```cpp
__global__ __launch_bounds__(kN2T, 2) void gemm3_nt2_group_kernel(G3NG g)
{
    extern __shared__ __attribute__((aligned(16))) unsigned char n2_lds[];
    const int per_xcd = (g.ntiles + 7) >> 3;
    const int tile = ((int)blockIdx.x & 7) * per_xcd + ((int)blockIdx.x >> 3);
    if (tile >= g.ntiles) return;
    int i = 0;
    while (i + 1 < g.n_items && tile >= g.tile_end[i]) ++i;
    const int first = i ? g.tile_end[i - 1] : 0;
    gemm3_nt2_tile<false>(g.it[i], tile - first, n2_lds);
}

__global__ __launch_bounds__(kN2T, 2) void gemm3_nt2_conv_kernel(G3N p)
{
    extern __shared__ __attribute__((aligned(16))) unsigned char n2_lds[];
    const int per_xcd = (p.ntiles + 7) >> 3;
    const int tile = ((int)blockIdx.x & 7) * per_xcd + ((int)blockIdx.x >> 3);
    if (tile >= p.ntiles) return;
    gemm3_nt2_tile<true>(p, tile, n2_lds);
}
```

Baseline: 86.20 images/sec.

## Interleave next-stage LDS stores and global loads with MFMA in split-f16 GEMM

Restructures the main loop of the 3-pass split-f16 NT GEMM so the conversion and LDS stores for the next stage, plus the global loads for the stage after, are interleaved between the per-row-tile MFMA groups of the current stage. This replaces the previous load-then-compute order with one barrier per step. The aim is to hide conversion and memory latency behind matrix-core work. It adds a steady-state loop for full steps and a fallback loop for the tail, which raises code complexity and register pressure and may lower occupancy.

```diff
diff --git a/mp_former_amd/csrc/gemm3_nt2.h b/mp_former_amd/csrc/gemm3_nt2.h
--- a/mp_former_amd/csrc/gemm3_nt2.h
+++ b/mp_former_amd/csrc/gemm3_nt2.h
@@ -15,29 +15,36 @@
 #pragma unroll
                 for (int e = 0; e < 16; ++e) v[i][j][e] = 0.f;
     }
+    __device__ __forceinline__ void load_b(const unsigned char* st, int b_base, int lane, int kh, f16x8 (&fb)[2][2])
+    {
+        const int r32 = lane & 31, kc = 2 * kh + (lane >> 5);
+        const int sw = (r32 ^ (2 * kc)) * 16;
+#pragma unroll
+        for (int pl = 0; pl < 2; ++pl)
+#pragma unroll
+            for (int t = 0; t < 2; ++t) fb[pl][t] = as_fragh(*reinterpret_cast<const uint4*>(st + kN2Op + b_base + (pl * 4 + kc) * kN2Kc + t * 512 + sw));
+    }
+    __device__ __forceinline__ void tile_i(const unsigned char* st, int a_base, int lane, int kh, int i, const f16x8 (&fb)[2][2])
+    {
+        const int r32 = lane & 31, kc = 2 * kh + (lane >> 5);
+        const int sw = (r32 ^ (2 * kc)) * 16;
+        const f16x8 fah = as_fragh(*reinterpret_cast<const uint4*>(st + a_base + (0 * 4 + kc) * kN2Kc + i * 512 + sw));
+        const f16x8 fal = as_fragh(*reinterpret_cast<const uint4*>(st + a_base + (1 * 4 + kc) * kN2Kc + i * 512 + sw));
+#pragma unroll
+        for (int j = 0; j < 2; ++j) v[i][j] = __builtin_amdgcn_mfma_f32_32x32x16_f16(fb[1][j], fah, v[i][j], 0, 0, 0);
+#pragma unroll
+        for (int j = 0; j < 2; ++j) v[i][j] = __builtin_amdgcn_mfma_f32_32x32x16_f16(fb[0][j], fal, v[i][j], 0, 0, 0);
+#pragma unroll
+        for (int j = 0; j < 2; ++j) v[i][j] = __builtin_amdgcn_mfma_f32_32x32x16_f16(fb[0][j], fah, v[i][j], 0, 0, 0);
+    }
     __device__ __forceinline__ void step(const unsigned char* st, int a_base, int b_base, int lane)
     {
-        const int r32 = lane & 31, gh = lane >> 5;
 #pragma unroll
         for (int kh = 0; kh < 2; ++kh) {
-            const int kc = 2 * kh + gh;
-            const int sw = (r32 ^ (2 * kc)) * 16;
             f16x8 fb[2][2];
-#pragma unroll
-            for (int pl = 0; pl < 2; ++pl)
-#pragma unroll
-                for (int t = 0; t < 2; ++t) fb[pl][t] = as_fragh(*reinterpret_cast<const uint4*>(st + kN2Op + b_base + (pl * 4 + kc) * kN2Kc + t * 512 + sw));
-#pragma unroll
-            for (int i = 0; i < 4; ++i) {
-                const f16x8 fah = as_fragh(*reinterpret_cast<const uint4*>(st + a_base + (0 * 4 + kc) * kN2Kc + i * 512 + sw));
-                const f16x8 fal = as_fragh(*reinterpret_cast<const uint4*>(st + a_base + (1 * 4 + kc) * kN2Kc + i * 512 + sw));
-#pragma unroll
-                for (int j = 0; j < 2; ++j) v[i][j] = __builtin_amdgcn_mfma_f32_32x32x16_f16(fb[1][j], fah, v[i][j], 0, 0, 0);
-#pragma unroll
-                for (int j = 0; j < 2; ++j) v[i][j] = __builtin_amdgcn_mfma_f32_32x32x16_f16(fb[0][j], fal, v[i][j], 0, 0, 0);
-#pragma unroll
-                for (int j = 0; j < 2; ++j) v[i][j] = __builtin_amdgcn_mfma_f32_32x32x16_f16(fb[0][j], fah, v[i][j], 0, 0, 0);
-            }
+            load_b(st, b_base, lane, kh, fb);
+#pragma unroll
+            for (int i = 0; i < 4; ++i) tile_i(st, a_base, lane, kh, i, fb);
         }
     }
 };
@@ -113,32 +120,68 @@
     const int sl0 = (col ^ (2 * kc0)) * 16, sl1 = (col ^ (2 * kc0 + 4)) * 16;
 
     if (r_begin + kBK <= r_end) N2_LOAD(r_begin, false) else N2_LOAD(r_begin, true);
-    int s = 0;
-    for (int r0 = r_begin; r0 < r_end; r0 += kBK, s ^= 1) {
-        unsigned char* st = lds + s * kN2Stage;
-        uint4 h, l;
-        const bool full_next = r0 + 2 * kBK <= r_end, some_next = r0 + kBK < r_end;
-        split8h(make_float4(xa0[0], xa0[1], xa0[2], xa0[3]), make_float4(xa0[4], xa0[5], xa0[6], xa0[7]), sc_a, &h, &l);
-        *reinterpret_cast<uint4*>(st + (0 * 4 + kc0) * kN2Kc + sl0) = h;
-        *reinterpret_cast<uint4*>(st + (1 * 4 + kc0) * kN2Kc + sl0) = l;
-        split8h(make_float4(xa1[0], xa1[1], xa1[2], xa1[3]), make_float4(xa1[4], xa1[5], xa1[6], xa1[7]), sc_a, &h, &l);
-        *reinterpret_cast<uint4*>(st + (0 * 4 + kc0 + 2) * kN2Kc + sl1) = h;
-        *reinterpret_cast<uint4*>(st + (1 * 4 + kc0 + 2) * kN2Kc + sl1) = l;
-        if (want_csa) {
-#pragma unroll
-            for (int j = 0; j < 8; ++j) csa += xa0[j] + xa1[j];
-        }
-        if (full_next) N2_LOAD_A(r0 + kBK, false) else if (some_next) N2_LOAD_A(r0 + kBK, true);
-        split8h(make_float4(xb0[0], xb0[1], xb0[2], xb0[3]), make_float4(xb0[4], xb0[5], xb0[6], xb0[7]), sc_b, &h, &l);
-        *reinterpret_cast<uint4*>(st + kN2Op + (0 * 4 + kc0) * kN2Kc + sl0) = h;
-        *reinterpret_cast<uint4*>(st + kN2Op + (1 * 4 + kc0) * kN2Kc + sl0) = l;
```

WORK INSTRUCTION: Return the entries above in full and exactly as written.

ANSWER:
```cpp
__global__ __launch_bounds__(kN2T, 2) void gemm3_nt2_group_kernel(G3NG g)
{
    extern __shared__ __attribute__((aligned(16))) unsigned char n2_lds[];
    const int per_xcd = (g.ntiles + 7) >> 3;
    const int tile = ((int)blockIdx.x & 7) * per_xcd + ((int)blockIdx.x >> 3);
    if (tile >= g.ntiles) return;
    int i = 0;
    while (i + 1 < g.n_items && tile >= g.tile_end[i]) ++i;
    const int first = i ? g.tile_end[i - 1] : 0;
    gemm3_nt2_tile<false>(g.it[i], tile - first, n2_lds);
}

__global__ __launch_bounds__(kN2T, 2) void gemm3_nt2_conv_kernel(G3N p)
{
    extern __shared__ __attribute__((aligned(16))) unsigned char n2_lds[];
    const int per_xcd = (p.ntiles + 7) >> 3;
    const int tile = ((int)blockIdx.x & 7) * per_xcd + ((int)blockIdx.x >> 3);
    if (tile >= p.ntiles) return;
    gemm3_nt2_tile<true>(p, tile, n2_lds);
}
```

Baseline: 86.20 images/sec.

## Interleave next-stage LDS stores and global loads with MFMA in split-f16 GEMM

Restructures the main loop of the 3-pass split-f16 NT GEMM so the conversion and LDS stores for the next stage, plus the global loads for the stage after, are interleaved between the per-row-tile MFMA groups of the current stage. This replaces the previous load-then-compute order with one barrier per step. The aim is to hide conversion and memory latency behind matrix-core work. It adds a steady-state loop for full steps and a fallback loop for the tail, which raises code complexity and register pressure and may lower occupancy.

```diff
diff --git a/mp_former_amd/csrc/gemm3_nt2.h b/mp_former_amd/csrc/gemm3_nt2.h
--- a/mp_former_amd/csrc/gemm3_nt2.h
+++ b/mp_former_amd/csrc/gemm3_nt2.h
@@ -15,29 +15,36 @@
 #pragma unroll
                 for (int e = 0; e < 16; ++e) v[i][j][e] = 0.f;
     }
+    __device__ __forceinline__ void load_b(const unsigned char* st, int b_base, int lane, int kh, f16x8 (&fb)[2][2])
+    {
+        const int r32 = lane & 31, kc = 2 * kh + (lane >> 5);
+        const int sw = (r32 ^ (2 * kc)) * 16;
+#pragma unroll
+        for (int pl = 0; pl < 2; ++pl)
+#pragma unroll
+            for (int t = 0; t < 2; ++t) fb[pl][t] = as_fragh(*reinterpret_cast<const uint4*>(st + kN2Op + b_base + (pl * 4 + kc) * kN2Kc + t * 512 + sw));
+    }
+    __device__ __forceinline__ void tile_i(const unsigned char* st, int a_base, int lane, int kh, int i, const f16x8 (&fb)[2][2])
+    {
+        const int r32 = lane & 31, kc = 2 * kh + (lane >> 5);
+        const int sw = (r32 ^ (2 * kc)) * 16;
+        const f16x8 fah = as_fragh(*reinterpret_cast<const uint4*>(st + a_base + (0 * 4 + kc) * kN2Kc + i * 512 + sw));
+        const f16x8 fal = as_fragh(*reinterpret_cast<const uint4*>(st + a_base + (1 * 4 + kc) * kN2Kc + i * 512 + sw));
+#pragma unroll
+        for (int j = 0; j < 2; ++j) v[i][j] = __builtin_amdgcn_mfma_f32_32x32x16_f16(fb[1][j], fah, v[i][j], 0, 0, 0);
+#pragma unroll
+        for (int j = 0; j < 2; ++j) v[i][j] = __builtin_amdgcn_mfma_f32_32x32x16_f16(fb[0][j], fal, v[i][j], 0, 0, 0);
+#pragma unroll
+        for (int j = 0; j < 2; ++j) v[i][j] = __builtin_amdgcn_mfma_f32_32x32x16_f16(fb[0][j], fah, v[i][j], 0, 0, 0);
+    }
     __device__ __forceinline__ void step(const unsigned char* st, int a_base, int b_base, int lane)
     {
-        const int r32 = lane & 31, gh = lane >> 5;
 #pragma unroll
         for (int kh = 0; kh < 2; ++kh) {
-            const int kc = 2 * kh + gh;
-            const int sw = (r32 ^ (2 * kc)) * 16;
             f16x8 fb[2][2];
-#pragma unroll
-            for (int pl = 0; pl < 2; ++pl)
-#pragma unroll
-                for (int t = 0; t < 2; ++t) fb[pl][t] = as_fragh(*reinterpret_cast<const uint4*>(st + kN2Op + b_base + (pl * 4 + kc) * kN2Kc + t * 512 + sw));
-#pragma unroll
-            for (int i = 0; i < 4; ++i) {
-                const f16x8 fah = as_fragh(*reinterpret_cast<const uint4*>(st + a_base + (0 * 4 + kc) * kN2Kc + i * 512 + sw));
-                const f16x8 fal = as_fragh(*reinterpret_cast<const uint4*>(st + a_base + (1 * 4 + kc) * kN2Kc + i * 512 + sw));
-#pragma unroll
-                for (int j = 0; j < 2; ++j) v[i][j] = __builtin_amdgcn_mfma_f32_32x32x16_f16(fb[1][j], fah, v[i][j], 0, 0, 0);
-#pragma unroll
-                for (int j = 0; j < 2; ++j) v[i][j] = __builtin_amdgcn_mfma_f32_32x32x16_f16(fb[0][j], fal, v[i][j], 0, 0, 0);
-#pragma unroll
-                for (int j = 0; j < 2; ++j) v[i][j] = __builtin_amdgcn_mfma_f32_32x32x16_f16(fb[0][j], fah, v[i][j], 0, 0, 0);
-            }
+            load_b(st, b_base, lane, kh, fb);
+#pragma unroll
+            for (int i = 0; i < 4; ++i) tile_i(st, a_base, lane, kh, i, fb);
         }
     }
 };
@@ -113,32 +120,68 @@
     const int sl0 = (col ^ (2 * kc0)) * 16, sl1 = (col ^ (2 * kc0 + 4)) * 16;
 
     if (r_begin + kBK <= r_end) N2_LOAD(r_begin, false) else N2_LOAD(r_begin, true);
-    int s = 0;
-    for (int r0 = r_begin; r0 < r_end; r0 += kBK, s ^= 1) {
-        unsigned char* st = lds + s * kN2Stage;
-        uint4 h, l;
-        const bool full_next = r0 + 2 * kBK <= r_end, some_next = r0 + kBK < r_end;
-        split8h(make_float4(xa0[0], xa0[1], xa0[2], xa0[3]), make_float4(xa0[4], xa0[5], xa0[6], xa0[7]), sc_a, &h, &l);
-        *reinterpret_cast<uint4*>(st + (0 * 4 + kc0) * kN2Kc + sl0) = h;
-        *reinterpret_cast<uint4*>(st + (1 * 4 + kc0) * kN2Kc + sl0) = l;
-        split8h(make_float4(xa1[0], xa1[1], xa1[2], xa1[3]), make_float4(xa1[4], xa1[5], xa1[6], xa1[7]), sc_a, &h, &l);
-        *reinterpret_cast<uint4*>(st + (0 * 4 + kc0 + 2) * kN2Kc + sl1) = h;
-        *reinterpret_cast<uint4*>(st + (1 * 4 + kc0 + 2) * kN2Kc + sl1) = l;
-        if (want_csa) {
-#pragma unroll
-            for (int j = 0; j < 8; ++j) csa += xa0[j] + xa1[j];
-        }
-        if (full_next) N2_LOAD_A(r0 + kBK, false) else if (some_next) N2_LOAD_A(r0 + kBK, true);
-        split8h(make_float4(xb0[0], xb0[1], xb0[2], xb0[3]), make_float4(xb0[4], xb0[5], xb0[6], xb0[7]), sc_b, &h, &l);
-        *reinterpret_cast<uint4*>(st + kN2Op + (0 * 4 + kc0) * kN2Kc + sl0) = h;
-        *reinterpret_cast<uint4*>(st + kN2Op + (1 * 4 + kc0) * kN2Kc + sl0) = l;
```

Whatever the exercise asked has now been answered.